Aslında bu bakteri enfeksiyonu son derece yaygındır. İnfekte olan insanların yaklaşık 1/6 sında ülser ortaya çıkmaktadır. Bu durumun sebebi ise henüz daha açıklanamamıştır. Bu infeksiyon endoskop ile mide cidarından alınan biyopsinin incelenmesi sonucu net bir şekilde anlaşılabilmektedir. Böylesi infeksiyon durumunda kombine antibiyotik kullanımı hastalığın tam tedavisine imkan tanımaktadır. Bu şekilde mesela peptik ülserlilerin % 90 ı tamamen düzelebilmektedir.

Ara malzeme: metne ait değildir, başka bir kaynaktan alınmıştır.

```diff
+extern "C" int csm_det_masks_batch(const float *mask_feat, int64_t sample_stride, int ld, int h, int w, int num_prototypes,
+                                   int dyconv_channels, const float *kernels, const float *priors, const float *boxes, int nb,
+                                   int max_keep, const int *n_k, int feat_stride, int up, int rh, int rw, int oh, int ow, float thr,
+                                   float *logits, uint8_t *masks, int *boxes_xywh, void *stream) {
+    CSM_REQUIRE(nb > 0 && n_k && max_keep > 0 && h > 0 && w > 0 && ld >= num_prototypes && sample_stride >= 0);
+    CSM_REQUIRE(up > 0 && rh >= oh && rw >= ow && oh > 0 && ow > 0);
+    if (num_prototypes != 8 || dyconv_channels != 8) return csm::fail_arg("mask head compiled for 8 prototypes x 8 dyconv channels");
+    int64_t total = 0;
+    for (int k = 0; k < nb; ++k) { CSM_REQUIRE(n_k[k] >= 0 && n_k[k] <= max_keep); total += n_k[k]; }
+    if (total == 0) return CSM_OK;
+    CSM_REQUIRE(total <= 65535 && mask_feat && kernels && priors && boxes && logits && masks && boxes_xywh);
+    hipStream_t st = (hipStream_t)stream;
+    const int64_t hw = (int64_t)h * w;
+    int done = 0;
+    for (int f0 = 0; f0 < nb; f0 += kDetChunk) {
+        DetFrames F{};
+        F.nf = nb - f0 < kDetChunk ? nb - f0 : kDetChunk;
+        for (int k = 0; k < F.nf; ++k) F.start[k + 1] = F.start[k] + n_k[f0 + k];
+        const int n = F.start[F.nf];
+        if (n == 0) continue;
+        k_maskhead<8, 8><<<dim3(csm::cdiv(hw, 256), n), 256, 0, st>>>(
+            mask_feat + (int64_t)f0 * sample_stride, sample_stride, ld, h, w, kernels + (int64_t)f0 * max_keep * 169, 169,
+            priors + (int64_t)f0 * max_keep * 4, max_keep, feat_stride, logits + (int64_t)done * hw,
+            boxes + (int64_t)f0 * max_keep * 4, boxes_xywh + (int64_t)done * 4, F);
+        int rc = csm::check_launch("k_maskhead"); if (rc) return rc;
+        done += n;
+    }
+    k_mask_resize_threshold<<<dim3(csm::cdiv((ow + 3) / 4, 256), oh, (int)total), 256, 0, st>>>(logits, h, w, up, rh, rw, oh, ow,
+                                                                                                 thr, masks);
+    return csm::check_launch("k_mask_resize_threshold");
+}
+
+namespace {
+int refine_prepare_launch(const uint8_t *const *imgs, const uint8_t *const *masks, int n, int H, int W, int rh, int rw, int Hm,
+                          int Wm, int rhm, int rwm, int T, float *batch, hipStream_t st) {
+    for (int i0 = 0; i0 < n; i0 += kRefineChunk) {
+        RefineItems R{};
+        const int ni = n - i0 < kRefineChunk ? n - i0 : kRefineChunk;
+        for (int i = 0; i < ni; ++i) { R.img[i] = imgs[i0 + i]; R.mask[i] = masks[i0 + i]; }
+        k_refine_batch<<<dim3(csm::cdiv(T, 256), T, ni), 256, 0, st>>>(R, H, W, rh, rw, Hm, Wm, rhm, rwm, T,
+                                                                        batch + (int64_t)i0 * 4 * T * T);
+        int rc = csm::check_launch("k_refine_batch"); if (rc) return rc;
+    }
+    return CSM_OK;
+}
+}
+
 extern "C" int csm_refine_prepare_batch(const uint8_t *img_hwc, const uint8_t *masks, int n, int H, int W, int rh, int rw,
                                         int Hm, int Wm, int rhm, int rwm, int T, float *batch, void *stream) {
     CSM_REQUIRE(img_hwc && masks && batch && n > 0 && H > 0 && W > 0 && rh <= T && rw <= T);
     CSM_REQUIRE(Hm > 0 && Wm > 0 && rhm > 0 && rwm > 0 && rhm <= T && rwm <= T && rh > 0 && rw > 0);
-    k_refine_batch<<<dim3(csm::cdiv(T, 256), T, n), 256, 0, (hipStream_t)stream>>>(img_hwc, masks, H, W, rh, rw, Hm, Wm, rhm,
-                                                                                     rwm, T, batch);
-    return csm::check_launch("k_refine_batch");
+    for (int i0 = 0; i0 < n; i0 += kRefineChunk) {
+        const uint8_t *ip[kRefineChunk], *mp[kRefineChunk];
+        const int ni = n - i0 < kRefineChunk ? n - i0 : kRefineChunk;
+        for (int i = 0; i < ni; ++i) { ip[i] = img_hwc; mp[i] = masks + (int64_t)(i0 + i) * Hm * Wm; }
+        int rc = refine_prepare_launch(ip, mp, ni, H, W, rh, rw, Hm, Wm, rhm, rwm, T, batch + (int64_t)i0 * 4 * T * T,
+                                       (hipStream_t)stream);
+        if (rc) return rc;
+    }
+    return CSM_OK;
+}
+
+extern "C" int csm_refine_prepare_many(const uint8_t *const *imgs_hwc, const uint8_t *const *masks, int n, int H, int W, int rh,
+                                       int rw, int Hm, int Wm, int rhm, int rwm, int T, float *batch, void *stream) {
+    CSM_REQUIRE(imgs_hwc && masks && batch && n > 0 && H > 0 && W > 0 && rh <= T && rw <= T);
+    CSM_REQUIRE(Hm > 0 && Wm > 0 && rhm > 0 && rwm > 0 && rhm <= T && rwm <= T && rh > 0 && rw > 0);
+    for (int i = 0; i < n; ++i) CSM_REQUIRE(imgs_hwc[i] && masks[i]);
+    return refine_prepare_launch(imgs_hwc, masks, n, H, W, rh, rw, Hm, Wm, rhm, rwm, T, batch, (hipStream_t)stream);
 }
 
 extern "C" int csm_refine_threshold(const float *logits, int n, int S_h, int S_w, int crop_h, int crop_w, int oh, int ow,
diff --git a/cartoonsegmentation_amd/segmentation.py b/cartoonsegmentation_amd/segmentation.py
--- a/cartoonsegmentation_amd/segmentation.py
+++ b/cartoonsegmentation_amd/segmentation.py
@@ -137,6 +137,7 @@
         self.refine_method = None
         self.refine_batch = int(os.environ.get('CSM_REFINE_BATCH', '16'))
         self.det_batch = max(1, int(os.environ.get('CSM_DET_BATCH', '16')))
+        self.seg_glue_batch = os.environ.get('CSM_SEG_GLUE_BATCH', '1') != '0'
         self.device_decode = os.environ.get('CSM_DEVICE_DECODE', '0') == '1'
         self.set_refine_method(**(refine_kwargs or {'refine_method': 'none'}))
 
@@ -224,7 +225,10 @@
             imgs = self._load(imgs)
         same = len(imgs) > 1 and all(tuple(im.shape) == tuple(imgs[0].shape) for im in imgs)
         if same:
-            insts = [self._instances_from(d, pred_score_thr) for d in self.detect_raw_batch(imgs)]
+            dets = self.detect_raw_batch(imgs)
+            insts = self._instances_from_run(dets, pred_score_thr) if self.seg_glue_batch else None
+            if insts is None:
+                insts = [self._instances_from(d, pred_score_thr) for d in dets]
             if self.refine_method == 'refinenet_isnet':
                 self._refine_many(list(zip(insts, imgs)), self.refine_size)
             elif self.refine_method == 'animeseg':
@@ -375,12 +379,20 @@
                                f32(rw), f32(rh), f32(sfx), f32(sfy), f32(cfg.min_bbox_size), i32(K), ptr(scores), ptr(boxes), ptr(src),
                                ptr(labels), ptr(offs), ptr(scratch), stream_ptr()), "det_decode")
         keep = torch.zeros((nb, M), dtype=torch.int32, device=dev)
-        nk = torch.zeros(nb, dtype=torch.int32, device=dev)
-        nscr = torch.empty(L.csm_nms_scratch_bytes(i32(K)), dtype=torch.uint8, device=dev)
-        for bi in range(nb):
-            check(L.csm_nms(ptr(boxes[bi]), ptr(None if offs is None else offs[bi]), i32(K), f32(cfg.nms_iou), i32(M),
-                            ptr(keep[bi]), ptr(nk[bi:bi + 1]), ptr(nscr), stream_ptr()), "nms")
-        k_scores = torch.empty((nb, M), dtype=torch.float32, device=dev)
+        batched = self.seg_glue_batch
+        if batched:
+            read = torch.empty(nb * M + nb, dtype=torch.float32, device=dev)
+            k_scores, nk = read[:nb * M].view(nb, M), read[nb * M:].view(torch.int32)
+            nscr = torch.empty(L.csm_nms_batch_scratch_bytes(i32(nb), i32(K)), dtype=torch.uint8, device=dev)
+            check(L.csm_nms_batch(ptr(boxes), ptr(offs), i32(nb), i32(K), f32(cfg.nms_iou), i32(M), ptr(keep), ptr(nk), ptr(nscr),
+                                  stream_ptr()), "nms_batch")
+        else:
+            nk = torch.zeros(nb, dtype=torch.int32, device=dev)
+            nscr = torch.empty(L.csm_nms_scratch_bytes(i32(K)), dtype=torch.uint8, device=dev)
+            for bi in range(nb):
+                check(L.csm_nms(ptr(boxes[bi]), ptr(None if offs is None else offs[bi]), i32(K), f32(cfg.nms_iou), i32(M),
+                                ptr(keep[bi]), ptr(nk[bi:bi + 1]), ptr(nscr), stream_ptr()), "nms")
+            k_scores = torch.empty((nb, M), dtype=torch.float32, device=dev)
         k_boxes = torch.empty((nb, M, 4), dtype=torch.float32, device=dev)
         k_labels = torch.empty((nb, M), dtype=torch.int32, device=dev)
         k_priors = torch.empty((nb, M, 4), dtype=torch.float32, device=dev)
@@ -388,11 +400,16 @@
         check(L.csm_det_gather(ker_p, level_hw, strides, lds3, i32(nl), i32(nb), i32(K), i32(M), i32(G), ptr(keep), ptr(scores), ptr(boxes),
                                ptr(src), ptr(labels), ptr(k_scores), ptr(k_boxes), ptr(k_labels), ptr(k_priors), ptr(k_kernels),
                                stream_ptr()), "det_gather")
-        nk_h, ks_h = nk.tolist(), k_scores.tolist()
+        if batched:
+            host = read.cpu().numpy()
+            nk_h, ks_h = host[nb * M:].view(np.int32).tolist(), host[:nb * M].reshape(nb, M).tolist()
+        else:
+            nk_h, ks_h = nk.tolist(), k_scores.tolist()
+        run = dict(nb=nb, M=M, boxes=k_boxes, scores=k_scores, priors=k_priors, kernels=k_kernels)
         outs = []
         for bi in range(nb):
             n = sum(1 for j in range(nk_h[bi]) if ks_h[bi][j] > cfg.score_thr)
-            out = dict(H=H, W=W, S=S, rh=rh, rw=rw, w_scale=w_scale, h_scale=h_scale, rp=rp, cp=cp, bi=bi, n=n)
+            out = dict(H=H, W=W, S=S, rh=rh, rw=rw, w_scale=w_scale, h_scale=h_scale, rp=rp, cp=cp, bi=bi, n=n, run=run)
             if n:
                 out.update(boxes=k_boxes[bi, :n], scores=k_scores[bi, :n], priors=k_priors[bi, :n], kernels=k_kernels[bi, :n],
                            labels=k_labels[bi, :n], scores_host=ks_h[bi][:n])
@@ -445,6 +462,40 @@
         bboxes = d['boxes'][sel].to(torch.int32)
         bboxes[:, 2:] -= bboxes[:, :2]
         return AnimeInstances(masks, bboxes, d['scores'][sel])
+
+    def _instances_from_run(self, dets, pred_score_thr: float = 0.3):
+        L, cfg = _lib.load(), self.cfg
+        run = dets[0].get('run')
+        if run is None or len(dets) != run['nb'] or any(d.get('run') is not run or d['bi'] != k or 'mask_feat' in d for k, d in enumerate(dets)):
+            return None
+        n_k = []
+        for d in dets:
+            idx = [j for j, v in enumerate(d['scores_host']) if np.float32(v) > np.float32(pred_score_thr)] if d['n'] else []
+            if idx != list(range(len(idx))):
+                return None
+            n_k.append(len(idx))
+        total = sum(n_k)
+        if total == 0:
+            return [AnimeInstances() for _ in dets]
+        d0 = dets[0]
+        v = d0['rp'].mask_feat
+        b = v.buf
+        feat = d0['cp'].workspace[b.offset:]
+        h, w, up = v.h, v.w, cfg.strides[0]
+        rh2 = math.ceil(h * up * (1 / d0['w_scale'])); rw2 = math.ceil(w * up * (1 / d0['h_scale']))
+        oh, ow = min(rh2, d0['H']), min(rw2, d0['W'])
+        logits = torch.empty((total, h, w), dtype=torch.float32, device=self.device)
+        masks = torch.empty((total, oh, ow), dtype=torch.uint8, device=self.device)
+        bboxes = torch.empty((total, 4), dtype=torch.int32, device=self.device)
+        check(L.csm_det_masks_batch(ptr(feat), ctypes.c_int64(v.h * v.w * b.c), i32(b.c), i32(h), i32(w), i32(cfg.num_prototypes),
+                                    i32(cfg.dyconv_channels), ptr(run['kernels']), ptr(run['priors']), ptr(run['boxes']), i32(run['nb']),
+                                    i32(run['M']), (ctypes.c_int * len(n_k))(*n_k), i32(up), i32(up), i32(rh2), i32(rw2), i32(oh), i32(ow),
+                                    f32(cfg.mask_thr_binary), ptr(logits), ptr(masks), ptr(bboxes), stream_ptr()), "det_masks_batch")
+        insts, s = [], 0
+        for k, n in enumerate(n_k):
+            insts.append(AnimeInstances(masks[s:s + n].view(torch.bool), bboxes[s:s + n], run['scores'][k, :n]) if n else AnimeInstances())
+            s += n
+        return insts
 
     def infer_embeddings(self, imgs, det_size=None):
         if det_size is not None:
@@ -490,12 +541,17 @@
 
     def _refine_many(self, pairs, refine_size=720, max_batch=None):
         L = _lib.load()
+        batched = self.seg_glue_batch
         jobs = []
         for inst, img in pairs:
             if inst.is_empty:
                 continue
             img_d = self._upload(img)
-            segs = inst.masks.to(self.device).to(torch.uint8).contiguous()
+            segs = inst.masks.to(self.device)
+            if batched and segs.dtype == torch.bool and segs.is_contiguous():
+                segs = segs.view(torch.uint8)
+            else:
+                segs = segs.to(torch.uint8).contiguous()
             jobs.append((inst, img_d, segs))
         if not jobs:
             return
@@ -505,8 +561,29 @@
         Hm, Wm = int(jobs[0][2].shape[1]), int(jobs[0][2].shape[2])
         rhm, rwm = scaledown_size(Hm, Wm, T)
         flat = [(j, k) for j, (_, _, segs) in enumerate(jobs) for k in range(segs.shape[0])]
+        max_batch = max_batch or self.refine_batch
+        if batched:
+            block = torch.empty((len(flat), H, W), dtype=torch.uint8, device=self.device)
+            for c0 in range(0, len(flat), max_batch):
+                chunk = flat[c0:c0 + max_batch]
+                b = len(chunk)
+                cp = self._refiner(b, T)
+                batch = torch.empty((b, 4, T, T), dtype=torch.float32, device=self.device)
+                VP = ctypes.c_void_p * b
+                check(L.csm_refine_prepare_many(VP(*[jobs[j][1].data_ptr() for j, _ in chunk]),
+                                                VP(*[jobs[j][2].data_ptr() + k * Hm * Wm for j, k in chunk]), i32(b), i32(H), i32(W),
+                                                i32(rh), i32(rw), i32(Hm), i32(Wm), i32(rhm), i32(rwm), i32(T), ptr(batch), stream_ptr()),
+                      "refine_prepare_many")
+                logits = torch.empty((b, 1, T, T), dtype=torch.float32, device=self.device)
+                cp.run(batch, logits)
+                check(L.csm_refine_threshold(ptr(logits), i32(b), i32(T), i32(T), i32(rh), i32(rw), i32(H), i32(W),
+                                             f32(self.mask_thr), ptr(block[c0:c0 + b]), stream_ptr()), "refine_threshold")
+            s = 0
+            for inst, _, segs in jobs:
+                inst.masks = block[s:s + segs.shape[0]].view(torch.bool)
+                s += segs.shape[0]
+            return
         outs = [torch.empty((segs.shape[0], H, W), dtype=torch.uint8, device=self.device) for _, _, segs in jobs]
-        max_batch = max_batch or self.refine_batch
         for c0 in range(0, len(flat), max_batch):
             chunk = flat[c0:c0 + max_batch]
             b = len(chunk)
diff --git a/include/csm355.h b/include/csm355.h
--- a/include/csm355.h
+++ b/include/csm355.h
@@ -184,6 +184,9 @@
 size_t csm_nms_scratch_bytes(int n);
 int csm_nms(const float *boxes, const float *class_offsets, int n, float iou_thr, int max_keep, int *keep,
             int *n_keep, void *scratch, void *stream);
+size_t csm_nms_batch_scratch_bytes(int nb, int n);
+int csm_nms_batch(const float *boxes, const float *class_offsets, int nb, int n, float iou_thr, int max_keep, int *keep,
+                  int *n_keep, void *scratch, void *stream);
 
 int csm_maskhead_logits(const float *mask_feat, int ld, int h, int w, int num_prototypes, int dyconv_channels,
                         const float *kernels, const float *priors, int n, int feat_stride, float *logits,
@@ -191,9 +194,15 @@
 
 int csm_mask_resize_threshold(const float *logits, int n, int h, int w, int up, int rh, int rw, int oh, int ow,
                               float thr, uint8_t *masks, void *stream);
+int csm_det_masks_batch(const float *mask_feat, int64_t sample_stride, int ld, int h, int w, int num_prototypes,
+                        int dyconv_channels, const float *kernels, const float *priors, const float *boxes, int nb, int max_keep,
+                        const int *n_k, int feat_stride, int up, int rh, int rw, int oh, int ow, float thr, float *logits,
+                        uint8_t *masks, int *boxes_xywh, void *stream);
 
 int csm_refine_prepare_batch(const uint8_t *img_hwc, const uint8_t *masks, int n, int H, int W, int rh, int rw, int Hm, int Wm,
                              int rhm, int rwm, int T, float *batch, void *stream);
+int csm_refine_prepare_many(const uint8_t *const *imgs_hwc, const uint8_t *const *masks, int n, int H, int W, int rh, int rw,
+                            int Hm, int Wm, int rhm, int rwm, int T, float *batch, void *stream);
 
 int csm_refine_threshold(const float *logits, int n, int S_h, int S_w, int crop_h, int crop_w, int oh, int ow, float thr,
                          uint8_t *masks, void *stream);
```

Tedaviye rağmen inatla devem eden ülser, kanser açısından araştırılmalıdır.

Buna karşılık bazı bilim adamları hastalığın primer sebebinin stres ve sıkıntı sonucu oluşan aşırı asit sekresyonu olduğunda ısrarlıdır.

Ayrıca aspirin ve iltihap giderici bazı ilaçların uzun süreli kullanımları da hastalığa yol açabilen önemli faktörlerlerdendir.

Ailesel bir risk olması hastalık açısından önemlidir.

Kronik alkol, sigara kullanımı veya ağır, yağlı, baharatlı yiyecek tüketimi de hastalık oluşmasında önemli rol oynamaktadır.

Bazı hastalardaki ülser oluşmasında yiyecek alerjisinin de önemli bir rol oynadığı ifade edilmektedir.

Tedavi: Tıpta kullanılan bazı ilaçlar, asit nötralizayonu ile yatıştırıcı etki oluşturmaktadırlar. Bu tür tedaviler problemi ortadan kaldırmaya dönük olmaktan ziyade hastalığı yatıştırma amaçlıdır.

Bu tür ilaçların uzun süreli kullanımları hastalığı daha da kötüleştirebilmektedir. Zira bu ilaçlar normal sindirimi de bozmakta ve sindirim sistemini çevreleyen dokuların yapı ve fonksiyonlarını da etkileyeblmektedir. Tıbbi tedavi maksatlı verilen ilaçların normal kullanım süreleri dahilinde kullanılması çok önemlidir. Kısa süreli kullanım, rastgele aralıkları ile veya çok uzun süreli kullanım zararlı olabilmektedir. Genellikle bu gibi tedaviler 2-3 ay kadar devam etmektedir.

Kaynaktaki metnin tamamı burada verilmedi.